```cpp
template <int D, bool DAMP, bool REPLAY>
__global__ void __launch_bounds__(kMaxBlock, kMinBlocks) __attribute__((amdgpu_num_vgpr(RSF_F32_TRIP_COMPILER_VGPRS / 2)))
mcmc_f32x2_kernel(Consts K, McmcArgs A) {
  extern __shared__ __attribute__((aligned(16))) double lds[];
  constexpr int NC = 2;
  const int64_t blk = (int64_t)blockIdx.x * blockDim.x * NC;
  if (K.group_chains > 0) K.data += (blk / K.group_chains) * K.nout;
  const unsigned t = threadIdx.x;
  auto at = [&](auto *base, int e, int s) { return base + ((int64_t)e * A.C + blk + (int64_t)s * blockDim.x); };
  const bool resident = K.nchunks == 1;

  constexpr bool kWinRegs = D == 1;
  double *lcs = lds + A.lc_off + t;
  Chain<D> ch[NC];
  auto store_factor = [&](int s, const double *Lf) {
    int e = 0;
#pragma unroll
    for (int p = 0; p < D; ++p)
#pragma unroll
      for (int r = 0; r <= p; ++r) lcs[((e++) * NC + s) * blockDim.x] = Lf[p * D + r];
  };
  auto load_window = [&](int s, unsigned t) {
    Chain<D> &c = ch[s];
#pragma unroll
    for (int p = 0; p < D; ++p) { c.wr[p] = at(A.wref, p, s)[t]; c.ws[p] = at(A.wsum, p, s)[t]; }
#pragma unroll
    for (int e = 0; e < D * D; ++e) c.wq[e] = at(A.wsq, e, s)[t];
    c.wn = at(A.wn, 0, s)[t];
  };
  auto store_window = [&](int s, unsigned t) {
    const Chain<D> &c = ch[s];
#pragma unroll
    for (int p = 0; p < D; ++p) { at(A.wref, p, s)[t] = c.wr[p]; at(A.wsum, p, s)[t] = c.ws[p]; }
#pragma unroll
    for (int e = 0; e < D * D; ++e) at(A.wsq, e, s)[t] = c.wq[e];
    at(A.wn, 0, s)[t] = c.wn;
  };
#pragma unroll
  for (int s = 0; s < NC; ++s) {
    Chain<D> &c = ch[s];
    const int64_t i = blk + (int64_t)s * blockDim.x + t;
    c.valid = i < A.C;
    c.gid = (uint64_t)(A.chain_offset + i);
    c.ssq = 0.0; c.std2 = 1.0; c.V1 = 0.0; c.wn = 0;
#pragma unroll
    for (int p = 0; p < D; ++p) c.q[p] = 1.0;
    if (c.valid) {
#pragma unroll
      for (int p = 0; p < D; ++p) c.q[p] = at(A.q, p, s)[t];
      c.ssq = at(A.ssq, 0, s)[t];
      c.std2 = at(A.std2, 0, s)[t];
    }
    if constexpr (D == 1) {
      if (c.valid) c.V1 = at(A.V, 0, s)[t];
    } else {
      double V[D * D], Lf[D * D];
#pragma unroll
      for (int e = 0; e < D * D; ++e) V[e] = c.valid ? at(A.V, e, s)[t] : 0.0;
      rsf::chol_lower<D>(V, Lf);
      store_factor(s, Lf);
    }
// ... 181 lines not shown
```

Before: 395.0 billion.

━━━━━━━━━━

◆ Requirement ◆
Show each line of the material where the word "blockDim" occurs.

◆ Problem solution ◆
  const int64_t blk = (int64_t)blockIdx.x * blockDim.x * NC;
  auto at = [&](auto *base, int e, int s) { return base + ((int64_t)e * A.C + blk + (int64_t)s * blockDim.x); };
      for (int r = 0; r <= p; ++r) lcs[((e++) * NC + s) * blockDim.x] = Lf[p * D + r];
    const int64_t i = blk + (int64_t)s * blockDim.x + t;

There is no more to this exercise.